For users on systemd-based distros (Fedora, Ubuntu, Debian, Arch, openSUSE), this is upside without a tradeoff.

The bill for non-systemd distros

Flatpak’s selling point to Alpine, Void, Guix, and the runit/OpenRC ecosystem was that the runtime was init-agnostic. You could install Flatpak on an Alpine container, run desktop apps from Flathub, and never touch systemd. systemd-appd ends that. Mainline Flatpak will hard-depend on the systemd userland.

Workarounds exist on paper. elogind is the project that already extracts systemd’s session-management bits as a standalone daemon, and an “elogind-style” fork of systemd-appd would in theory let non-systemd distros keep up. Wick and Vovk haven’t said they’ll write it. The community pass at suggesting they should has, per OSnews, gone badly: “any future Flatpak dependency on systemd will be stricter” after the post-summit pushback, and creating an independent daemon “became much harder than it was going to be.”

That’s the load-bearing detail.

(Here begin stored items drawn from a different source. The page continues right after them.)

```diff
@@ -334,19 +370,34 @@
         int rc = tma_encode(&p->tmB, d.w, 2, dims, strides, box, swz);
         if (rc) return rc;
     }
+    {
+        cuuint64_t dims[4] = {(cuuint64_t)d.Cout, (cuuint64_t)g.Wo, (cuuint64_t)g.Ho, (cuuint64_t)d.b};
+        cuuint32_t box[4] = {(cuuint32_t)CONV_SLAB, (cuuint32_t)g.TW, (cuuint32_t)g.TH, 1};
+        cuuint64_t ostr[3] = {(cuuint64_t)d.out_cs * 4, (cuuint64_t)g.Wo * d.out_cs * 4,
+                              (cuuint64_t)g.Ho * g.Wo * d.out_cs * 4};
+        int rc = tma_encode(&p->tmOut, d.out + d.out_co, 4, dims, ostr, box, CONV_SLAB * 4);
+        if (rc) return rc;
+        p->tmRes = p->tmOut;
+        if (d.res) {
+            PV_CHECK_ARG((uintptr_t)d.res % 16 == 0, "conv: pointers must be 16-byte aligned");
+            cuuint64_t rstr[3] = {(cuuint64_t)d.res_cs * 4, (cuuint64_t)g.Wo * d.res_cs * 4,
+                                  (cuuint64_t)g.Ho * g.Wo * d.res_cs * 4};
+            rc = tma_encode(&p->tmRes, d.res + d.res_co, 4, dims, rstr, box, CONV_SLAB * 4);
+            if (rc) return rc;
+        }
+    }
     const size_t stage_b = (size_t)CONV_A_BYTES + (size_t)g.BN * kc * 4;
-    int st = (int)((227 * 1024 - 1024 - 256) / stage_b);
+    int st = (int)((227 * 1024 - 1024 - 256 - 2 * CONV_SLAB_BYTES) / stage_b);
     if (st > 8) st = 8;
     g.stages = st;
-    p->smem = 1024 + (size_t)st * stage_b + 256;
+    p->smem = 1024 + (size_t)st * stage_b + 2 * CONV_SLAB_BYTES + 256;
     const int m_units = p->mc ? (g.total_m_tiles + 1) / 2 : g.total_m_tiles;
     g.n_items = m_units * (d.Cout / g.BN);
     long long units = g_conv_persist ? (long long)sm_count() / (p->mc ? 2 : 1) : (long long)g.n_items;
     if (units > g.n_items) units = g.n_items;
     p->grid = dim3((unsigned)(units * (p->mc ? 2 : 1)));
     p->bias = d.bias;
-    p->res = d.res;
-    p->out = d.out;
+    p->has_res = d.res != nullptr;
     return PVNET_OK;
 }
 
@@ -367,7 +418,7 @@
     attr[0].val.clusterDim.z = 1;
     cfg.attrs = attr;
     cfg.numAttrs = MC ? 1 : 0;
-    PV_CUDA(cudaLaunchKernelEx(&cfg, k_conv_tap<BN, MC>, p.amaps, p.tmB, p.g, p.bias, p.res, p.out));
+    PV_CUDA(cudaLaunchKernelEx(&cfg, k_conv_tap<BN, MC>, p.amaps, p.tmB, p.tmOut, p.tmRes, p.g, p.bias, p.has_res));
     PV_LAUNCHED("k_conv_tap");
     return PVNET_OK;
 }
diff --git a/pvnet_b200/csrc/ptx.cuh b/pvnet_b200/csrc/ptx.cuh
--- a/pvnet_b200/csrc/ptx.cuh
+++ b/pvnet_b200/csrc/ptx.cuh
@@ -58,6 +58,20 @@
         : "memory");
     return ok != 0;
 }
+__device__ __forceinline__ bool mbar_test_wait(uint64_t *bar, uint32_t parity)
+{
+    uint32_t ok;
+    asm volatile(
+        "{\n\t"
+        ".reg .pred P1;\n\t"
+        "mbarrier.test_wait.parity.shared::cta.b64 P1, [%1], %2;\n\t"
+        "selp.b32 %0, 1, 0, P1;\n\t"
+        "}\n"
+        : "=r"(ok)
+        : "r"(smem_u32(bar)), "r"(parity)
+        : "memory");
+    return ok != 0;
+}
 __device__ __forceinline__ void mbar_wait(uint64_t *bar, uint32_t parity)
 {
     while (!mbar_try_wait(bar, parity)) {
@@ -109,6 +123,12 @@
 __device__ __forceinline__ void sts64(uint32_t addr, float2 v)
 {
     asm volatile("st.shared.v2.f32 [%0], {%1, %2};" ::"r"(addr), "f"(v.x), "f"(v.y) : "memory");
+}
+__device__ __forceinline__ float2 lds64(uint32_t addr)
+{
+    float2 v;
+    asm volatile("ld.shared.v2.f32 {%0, %1}, [%2];" : "=f"(v.x), "=f"(v.y) : "r"(addr) : "memory");
+    return v;
 }
 __device__ __forceinline__ void sts32(uint32_t addr, float v) { asm volatile("st.shared.f32 [%0], %1;" ::"r"(addr), "f"(v) : "memory"); }
 __device__ __forceinline__ float lds32(uint32_t addr)
```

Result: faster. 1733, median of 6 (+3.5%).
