template <int ROUNDS>
struct RngPhiloxR
{
    unsigned pix, key, pair;
    unsigned w1;
    __device__ __forceinline__ void init(unsigned px, unsigned py, unsigned frame, unsigned key0, unsigned key1)
    {
        pix = (px << 16) | py; key = (frame ^ key0) + key1; pair = 0; w1 = 0;
    }
    __device__ __forceinline__ float next_a()
    {
        unsigned c0 = pair, c1 = pix, k = key;
#pragma unroll
        for (int r = 0; r < ROUNDS; r++)
        {
            unsigned long long p = (unsigned long long)0xD256D193u * c0;
            unsigned n0 = __builtin_amdgcn_bitop3_b32((unsigned)(p >> 32), k, c1, 0x96);
            c1 = (unsigned)p;
            c0 = n0;
            k += 0x9E3779B9u;
        }
        w1 = c1;
        pair++;
        return u2f(0x3f800000u | (c0 >> 9)) - 1.0f;
    }
    __device__ __forceinline__ float next_b() { return u2f(0x3f800000u | (w1 >> 9)) - 1.0f; }
    __device__ __forceinline__ void skip(unsigned n) { pair += n; }
    static constexpr bool kShadowSubstream = true;
    __device__ __forceinline__ unsigned enter_shadow(unsigned id) { const unsigned saved = pair; pair = 0x80000000u + (id << 20); return saved; }
    __device__ __forceinline__ void leave_shadow(unsigned saved) { pair = saved; }
    __device__ __forceinline__ void set_pair(unsigned n) { pair = n; }
    __device__ __forceinline__ void save(unsigned& a, unsigned& b) const { a = pair; b = 0u; }
    __device__ __forceinline__ void load(unsigned a, unsigned) { pair = a; }
};
typedef RngPhiloxR<10> RngPhilox;
typedef RngPhiloxR<7>  RngPhilox7;

VP_ARITH_BEGIN
#define VP_U8_TRI_SCALE 2.3374372e-10f
#define VP_U8_SCALE 0.003921569f

__device__ __forceinline__ f3 to_local(const SceneDev& S, f3 pos)
{
    return f3{(pos.x - S.bmin[0]) * S.linv[0], (pos.y - S.bmin[1]) * S.linv[1], (pos.z - S.bmin[2]) * S.linv[2]};
}

__device__ __forceinline__ void axis_linear(float pn, int n, int& i, float& fw)
{
    float xb = fma_(pn, (float)n, -0.5f);
    xb       = __builtin_fmaxf(xb, 0.0f);
    float fl = __builtin_floorf(xb);
    float fr = xb - fl;
    i        = (int)fl;
    fw       = __builtin_floorf(fma_(fr, 256.0f, 0.5f)) * (1.0f / 256.0f);
    i = i > n - 1 ? n - 1 : i;
}
__device__ __forceinline__ void axis_linear_f32(float pn, int n, int& i, float& fw, bool& low)
{
    float xb = fma_(pn, (float)n, -0.5f);
    float fl = __builtin_floorf(xb);
    float fr = xb - fl;
    i        = (int)fl;
    fw       = __builtin_floorf(fma_(fr, 256.0f, 0.5f)) * (1.0f / 256.0f);
    low      = i < 0;
    i        = i < 0 ? 0 : i;
    i        = i > n - 1 ? n - 1 : i;
}
__device__ __forceinline__ int axis_point(float pn, int n)
{
    int i = (int)__builtin_floorf(pn * (float)n);
    i     = i < 0 ? 0 : i;
    i     = i > n - 1 ? n - 1 : i;
    return i;
}

__device__ __forceinline__ float lerpf(float a, float b, float w) { return a * (1.0f - w) + b * w; }
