# NazirNayal8/RbA

Hardware: AMD Instinct MI355X
Metric: images/sec @1024x2048 Swin-B-1dl (RbA inference hot path) (higher is better)
Workload: dtype f32 (f16x3 split-MFMA GEMMs, fp32 accumulate)

## Files before the change

### include/rba_hip.h

```cpp
#ifndef RBA_HIP_H
#define RBA_HIP_H

#include <stdint.h>

#ifdef __cplusplus
extern "C" {
#endif

int rba_hip_version(void);

int rba_set_concurrent_streams(int n);

int rba_reduce_f32(const float* mask, const float* cls_prob, float* rba, float* sem_seg, int32_t* argmax,
                   int Q, int K, int64_t HW, int score_mode, void* stream);

int rba_reduce_ws_f32(const float* mask, const float* cls_prob, float* rba, float* sem_seg, int32_t* argmax, int Q, int K,
                      int64_t HW, int score_mode, void* workspace, void* stream);

int rba_reduce_up4_f32(const float* mask_lowres, const float* cls_prob, float* rba, float* sem_seg,
                       int32_t* argmax, int Q, int K, int h, int w, int crop_h, int crop_w, int score_mode, void* stream);

int rba_reduce_bwd_workspace_f32(int Q, int K, int64_t HW, int64_t* bytes);
int rba_reduce_bwd_f32(const float* mask, const float* cls_prob, const float* grad_score,
                       float* grad_mask , float* grad_prob ,
                       int Q, int K, int64_t HW, int score_mode,
                       void* workspace, int64_t workspace_bytes, void* stream);

int rba_resample_bilinear_f32(const float* in, const float* add, float* out, int C, int h, int w, int H, int W,
                              void* stream);

int rba_ms_deform_attn_fwd_f32(const float* value, const int64_t* spatial_shapes, const int64_t* level_start_index,
                               const float* sampling_loc, const float* attn_weight, float* out,
                               int N, int S, int M, int D, int L, int Lq, int P, void* stream);
int rba_ms_deform_attn_fwd_f64(const double* value, const int64_t* spatial_shapes, const int64_t* level_start_index,
                               const double* sampling_loc, const double* attn_weight, double* out,
                               int N, int S, int M, int D, int L, int Lq, int P, void* stream);

int rba_ms_deform_attn_bwd_f32(const float* value, const int64_t* spatial_shapes, const int64_t* level_start_index,
                               const float* sampling_loc, const float* attn_weight, const float* grad_out,
                               float* grad_value, float* grad_sampling_loc, float* grad_attn_weight,
                               int N, int S, int M, int D, int L, int Lq, int P, void* stream);
int rba_ms_deform_attn_bwd_f64(const double* value, const int64_t* spatial_shapes, const int64_t* level_start_index,
                               const double* sampling_loc, const double* attn_weight, const double* grad_out,
                               double* grad_value, double* grad_sampling_loc, double* grad_attn_weight,
                               int N, int S, int M, int D, int L, int Lq, int P, void* stream);

int rba_msda_prepare_f32(const float* raw, const float* reference_points, const int64_t* spatial_shapes, float* loc, float* attw,
                         int64_t rows, int M, int L, int P, void* stream);

int rba_msda_fused_f32(const float* value, const int64_t* spatial_shapes, const int64_t* level_start_index, const float* raw,
                       const float* reference_points, float* out, int N, int S, int M, int D, int L, int Lq, int P, void* stream);

int64_t rba_masked_xattn_workspace_bytes(int B, int Q, int S, int nH);
int rba_masked_xattn_f32(const float* q, const float* k, const float* v, const float* mask_logits, float* out,
                         float* workspace, int B, int Q, int S, int nH, int hd, void* stream);

int rba_mask_logits_f32(const float* embed, const float* feat, float* out, int B, int Q, int C, int64_t N,
                        void* stream);
int rba_mask_logits_f16x3_f32(const float* embed, const float* feat, float* out, int B, int Q, int C, int64_t N,
                              void* stream);
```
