# SKIRT/SKIRT9

Measured on AMD Instinct MI355X. Metric: photon packets/s (whole node), 10^6-cell octree, higher is better.
Workload: dtype f64

## Files before the change

skirt9_amd/csrc/pmc_context.h:

```cpp
#ifndef PMC_CONTEXT_H
#define PMC_CONTEXT_H

#include "pmc_device.h"
#include "../../include/pmc_layout.h"
#include "../../include/pmc_tuning.h"
#include <hip/hip_runtime.h>
#include <algorithm>
#include <chrono>
#include <cmath>
#include <cstdio>
#include <rccl/rccl.h>
#include <cstdlib>
#include <cstring>
#include <deque>
#include <atomic>
#include <mutex>
#include <string>
#include <thread>
#include <map>
#include <vector>

extern "C" const char* pmcTune(const char* name);
extern "C" hipError_t pmcUploadScene(int slot, const DevScene* scene, hipStream_t stream);
extern "C" hipError_t pmcConfigureKernels(size_t walkLds, size_t transitionLds);
extern "C" int pmcWalkBlocksPerCU(int gridKind, int kind, int wide, int block, size_t ldsBytes);
extern "C" hipError_t pmcLaunchStatMerge(int slot, int blocks, hipStream_t stream);
extern "C" int pmcPeelBlock(void);
extern "C" int pmcPropBlock(void);
extern "C" hipError_t pmcLaunchWalk(int slot, int gridKind, int flavour, int taskBase, int numTaskRecords, int taskCounter, uint64_t seed, int grid,
                                    int block, size_t ldsBytes, const WalkStreamArgs* tasks, hipStream_t stream);
extern "C" hipError_t pmcLaunchPeel(int slot, int form, int slotBase, int numSlots, const int* list, int cursor, int obs, int sgn, int grid, size_t ldsBytes,
                                    const PeelRec* sortedRec, const unsigned long long* sortedCount, unsigned long long* xcdCursor, hipStream_t stream);
extern "C" int pmcVoroPropWavesPerSimd(void);
extern "C" hipError_t pmcLaunchVoroProp(int slot, const int32_t* list, const unsigned long long* count, unsigned long long* xcdCursor, int segments, uint64_t seed,
                                        int flavour, int grid, hipStream_t stream);
extern "C" int pmcVoroPeelWavesPerSimd(void);
extern "C" hipError_t pmcLaunchVoroPeel(int slot, int rec, int tab, const int32_t* list, const unsigned long long* count, unsigned long long* xcdCursor, int segments,
                                        int severalMedia, int grid, hipStream_t stream);
extern "C" hipError_t pmcLaunchProp(int slot, int wide, int flavour, int checkpoints, int slotBase, int numSlots, const int* list, int cursor, uint64_t seed,
                                    int grid, size_t ldsBytes, const RfLogArgs* rfLog, hipStream_t stream);
extern "C" hipError_t pmcLaunchRfFlush(int slot, const uint32_t* keys, const double* vals, uint32_t* sortedKeys, double* sortedVals, unsigned long long n,
                                       int numParts, void* temp, int numCU, hipStream_t stream);
extern "C" int pmcPeelHasQueues(int form, size_t ldsBytes);
extern "C" int pmcPropHasCheckpoints(int flavour, size_t ldsBytes);
extern "C" int pmcExperimentBuild(void);
extern "C" const unsigned long long* pmcPeelSortedCount(void* temp);
extern "C" size_t pmcPeelSortTempBytes();
extern "C" hipError_t pmcLaunchPeelSortCounts(int slot, int slotBase, int numSlots, PeelSortArgs* ps, PeelRec* const* sorted, int32_t* const* lists, void* const* temp,
                                              int* groups, hipStream_t stream);
extern "C" size_t pmcRfTempBytes(int numParts);
extern "C" int pmcRfMaxParts();
extern "C" hipError_t pmcLaunchDipoleCosines(const double* u, int64_t n, double* out, hipStream_t stream);
extern "C" hipError_t pmcLaunchSourceVelocities(int slot, int source, const double* r, int64_t n, double* out, hipStream_t stream);
extern "C" hipError_t pmcLaunchTransition(int slot, int flavour, int slotBase, int numSlots, int group, uint64_t seed, const int* list, int listLen, int maxBlocks,
                                          size_t ldsBytes, const StatLogArgs* statLog, uint64_t count, hipStream_t stream);
extern "C" hipError_t pmcLaunchLaunch(int slot, int kin, int slotBase, int numSlots, int group, uint64_t first, uint64_t count, uint64_t seed, int initial,
                                      int maxBlocks, size_t ldsBytes, const StatLogArgs* statLog, hipStream_t stream);
extern "C" hipError_t pmcLaunchStatFlush(int slot, const uint32_t* keys, const double* vals, uint32_t* sortedKeys, double* sortedVals, unsigned long long n,
                                         int numParts, void* temp, int numCU, const uint32_t* chunkFill, hipStream_t stream);
extern "C" int pmcStatBucketBits();
extern "C" hipError_t pmcLaunchCycleStart(int slot, int gridKind, int kin, int slotBase, int numSlots, int listCounter, int* listOut, const int* listIn,
                                          int listLen, int maxBlocks, size_t ldsBytes, const PeelSortArgs* sort, hipStream_t stream);
extern "C" hipError_t pmcLaunchTrace(int slot, int gridKind, int wide, int uniform, const double r[3], const double k[3],
                                     const double* kdev, int32_t* m, double* ds, int32_t cap, int32_t* n, size_t ldsBytes,
                                     hipStream_t stream);

void pmcSetError(const std::string& message);
namespace
{
    inline int fail(int code, const std::string& message)
    {
        pmcSetError(message);
        return code;
    }
    inline int hipFail(hipError_t e, const char* what)
    {
        return fail(PMC_ERR_DEVICE, std::string(what) + ": " + hipGetErrorString(e));
    }
}
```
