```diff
@@ -83,8 +208,10 @@
         for (int u = 0; u < D; u++) {
             const int kp = min(kp0 + u, nkp - 1);
             fb[u] = __builtin_bit_cast(float, __builtin_amdgcn_raw_buffer_load_b32(xr, xvo, hw8 * (unsigned)kp, 0));
-#pragma unroll
-            for (int cb = 0; cb < CB; cb++) fa[u][cb] = __builtin_bit_cast(float, __builtin_amdgcn_raw_buffer_load_b32(wr, wvo, 256u * (unsigned)(cb * nkp + kp), 0));
+            if (!WL) {
+#pragma unroll
+                for (int cb = 0; cb < CB; cb++) fa[u][cb] = __builtin_bit_cast(float, __builtin_amdgcn_raw_buffer_load_b32(wr, wvo, 256u * (unsigned)(cb * nkp + kp), 0));
+            }
         }
     };
     constexpr bool AHEAD = D > 4;
@@ -96,14 +223,16 @@
         for (int u = 0; u < D; u++)
             if (kp0 + u < nkp) {
 #pragma unroll
-                for (int cb = 0; cb < CB; cb++) acc[cb] = __builtin_amdgcn_mfma_f32_32x32x2f32(a[u][cb], b[u], acc[cb], 0, 0, 0);
+                for (int cb = 0; cb < CB; cb++) acc[cb] = __builtin_amdgcn_mfma_f32_32x32x2f32(WL ? wl_s[(cb * nkp + kp0 + u) * 64 + lane] : a[u][cb], b[u], acc[cb], 0, 0, 0);
             }
         if (AHEAD) {
 #pragma unroll
             for (int u = 0; u < D; u++) {
                 b[u] = bn[u];
-#pragma unroll
-                for (int cb = 0; cb < CB; cb++) a[u][cb] = an[u][cb];
+                if (!WL) {
+#pragma unroll
+                    for (int cb = 0; cb < CB; cb++) a[u][cb] = an[u][cb];
+                }
             }
         }
     }
@@ -135,10 +264,23 @@
     if (!x || !w || !y || x == y || cin < 1 || h < 1 || wd < 1 || (k != 3 && k != 5 && k != 7)) return vido_set_error(ctx, VIDO_E_INVALID, "conv_kxk_c2: bad arguments (k = %d)", k);
     HIP_TRY(ctx, hipSetDevice(ctx->device));
     hipStream_t st = ctx->has_ext_stream ? ctx->ext_stream : ctx->stream;
-    const dim3 grid((wd + 15) / 16, (h + 15) / 16), blk(256);
-    if (k == 7) hipLaunchKernelGGL(k_conv_kxk_c2<7>, grid, blk, 0, st, x, w, bias, residual, y, cin, h, wd);
-    else if (k == 5) hipLaunchKernelGGL(k_conv_kxk_c2<5>, grid, blk, 0, st, x, w, bias, residual, y, cin, h, wd);
-    else hipLaunchKernelGGL(k_conv_kxk_c2<3>, grid, blk, 0, st, x, w, bias, residual, y, cin, h, wd);
+    int strip = C2_STRIP_DEFAULT;
+    if (const char* e = getenv("VIDO_C2_STRIP")) {
+        strip = atoi(e);
+        if (strip != 1 && strip != 2 && strip != 4 && strip != 8) return vido_set_error(ctx, VIDO_E_INVALID, "conv_kxk_c2: VIDO_C2_STRIP=%s (1, 2, 4 or 8)", e);
+    }
+    if (strip == 1) {
+        const dim3 grid((wd + 15) / 16, (h + 15) / 16), blk(256);
+        if (k == 7) hipLaunchKernelGGL(k_conv_kxk_c2<7>, grid, blk, 0, st, x, w, bias, residual, y, cin, h, wd);
+        else if (k == 5) hipLaunchKernelGGL(k_conv_kxk_c2<5>, grid, blk, 0, st, x, w, bias, residual, y, cin, h, wd);
+        else hipLaunchKernelGGL(k_conv_kxk_c2<3>, grid, blk, 0, st, x, w, bias, residual, y, cin, h, wd);
+    } else {
+#define C2_STRIP(KV) HIP_TRY(ctx, strip == 2 ? (c2_strip_launch<KV, 2>)(ctx->device, st, x, w, bias, residual, y, cin, h, wd) \
+                                : strip == 4 ? (c2_strip_launch<KV, 4>)(ctx->device, st, x, w, bias, residual, y, cin, h, wd) \
+                                             : (c2_strip_launch<KV, 8>)(ctx->device, st, x, w, bias, residual, y, cin, h, wd))
+        if (k == 7) C2_STRIP(7); else if (k == 5) C2_STRIP(5); else C2_STRIP(3);
+#undef C2_STRIP
+    }
     HIP_TRY(ctx, hipGetLastError());
     return VIDO_OK;
 }
@@ -154,15 +296,22 @@
     const int cbn = (cout + 31) / 32;
     const unsigned xb = (unsigned)(4ll * cin * hw), wb = (unsigned)(4ll * cbn * 32 * cin);
     int depth = 16;
+    bool named = false;
     if (const char* e = getenv("VIDO_SKINNY_DEPTH")) {
-        depth = atoi(e);
+        depth = atoi(e); named = true;
         if (depth != 4 && depth != 8 && depth != 16) return vido_set_error(ctx, VIDO_E_INVALID, "conv1x1_skinny: VIDO_SKINNY_DEPTH=%s (4, 8 or 16)", e);
     }
 #define SK_LAUNCH(CBV, DV) { if (residual) hipLaunchKernelGGL((k_conv1x1_skinny<CBV, true, DV>), grid, blk, 0, st, x, w_packed, bias, residual, y, cin, cout, hw, slope, xb, wb); \
                              else hipLaunchKernelGGL((k_conv1x1_skinny<CBV, false, DV>), grid, blk, 0, st, x, w_packed, bias, residual, y, cin, cout, hw, slope, xb, wb); }
     switch (cbn) {
     case 1: if (depth == 4) SK_LAUNCH(1, 4) else if (depth == 8) SK_LAUNCH(1, 8) else SK_LAUNCH(1, 16) break;
-    case 2: SK_LAUNCH(2, 4) break; case 3: SK_LAUNCH(3, 4) break; case 4: SK_LAUNCH(4, 4) break;
+#define SK_LAUNCH_WL(CBV, DV) { if (residual) hipLaunchKernelGGL((k_conv1x1_skinny<CBV, true, DV, true>), grid, blk, wb, st, x, w_packed, bias, residual, y, cin, cout, hw, slope, xb, wb); \
+                                else hipLaunchKernelGGL((k_conv1x1_skinny<CBV, false, DV, true>), grid, blk, wb, st, x, w_packed, bias, residual, y, cin, cout, hw, slope, xb, wb); }
+#define SK_WIDE(CBV, DG) if (depth == 4) SK_LAUNCH(CBV, 4) else if (wb <= SK_WL_BYTES) { if (depth == 8) SK_LAUNCH_WL(CBV, 8) else SK_LAUNCH_WL(CBV, 16) } \
+                         else if (depth == 8) SK_LAUNCH(CBV, 8) else SK_LAUNCH(CBV, DG)
+    case 2: if (!named) SK_LAUNCH(2, 4) else SK_WIDE(2, 16) break; case 3: SK_WIDE(3, 8) break; case 4: SK_WIDE(4, 8) break;
+#undef SK_WIDE
+#undef SK_LAUNCH_WL
     case 5: SK_LAUNCH(5, 4) break; case 6: SK_LAUNCH(6, 4) break; case 7: SK_LAUNCH(7, 4) break; default: SK_LAUNCH(8, 4) break;
     }
 #undef SK_LAUNCH
```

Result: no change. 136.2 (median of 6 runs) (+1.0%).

The Flatpak developers are not just adopting a systemd dependency; they’re signalling that the cost of maintaining compatibility shims for alternative init systems has tipped above the cost of saying no.

A few mechanics matter

The realistic ship window for systemd-appd is GNOME 49 or 50, which puts user-visible impact at late 2026 or 2027 depending on how aggressively the change gets staged. Until then, Wick’s blog post is the closest thing to a public design doc.

• Timeline. No code, no merge date. The Linux App Summit talk on May 17 is the only public artifact so far.
• Flathub keeps working. This is a runtime change, not a packaging-format change. The apps on Flathub today will keep installing on systemd-based distros without rebuilds. The pain is on the distro-maintainer side, not the app-developer side.
• Existing Flatpak installs on Alpine and Void don’t break tomorrow. Older Flatpak releases will keep running. The new features won’t reach those distros unless someone writes and maintains the elogind-style daemon.

What this means for you

If you run Fedora, Ubuntu, Debian-with-systemd, Arch, or openSUSE, this is a quiet net win. The features Wick listed have been the long tail of Flatpak’s “it almost works” reputation, and removing the D-Bus proxy alone will close a backlog of intermittent app bugs.

If you run Alpine, Void, Guix, or a runit/OpenRC setup, plan now. The next 12 to 18 months of Flatpak releases are the last that will be portable without a downstream patch set. If you maintain a Flatpak-using package for one of these distros, the question to put to your community is whether the project has the engineering capacity to ship and maintain an elogind-style appd. If the answer is no, the realistic exit is to migrate users to native packages or to a different containerization model (bubblewrap directly, Distrobox, or just rpm/apk for the affected apps).

If you build a desktop Linux app, none of this changes the format you ship. You will, however, get a better sandbox to ship into. PipeWire-mediated screen capture is the feature most app authors have been waiting on, and it lands the moment systemd-appd is in.

The Flatpak team has been clear about one thing throughout: the architecture they want needs an authentication primitive that lives below the runtime. They’ve picked the one systemd already exposes. The cost of that choice falls on the smaller half of the desktop Linux ecosystem, and the team is no longer pretending otherwise.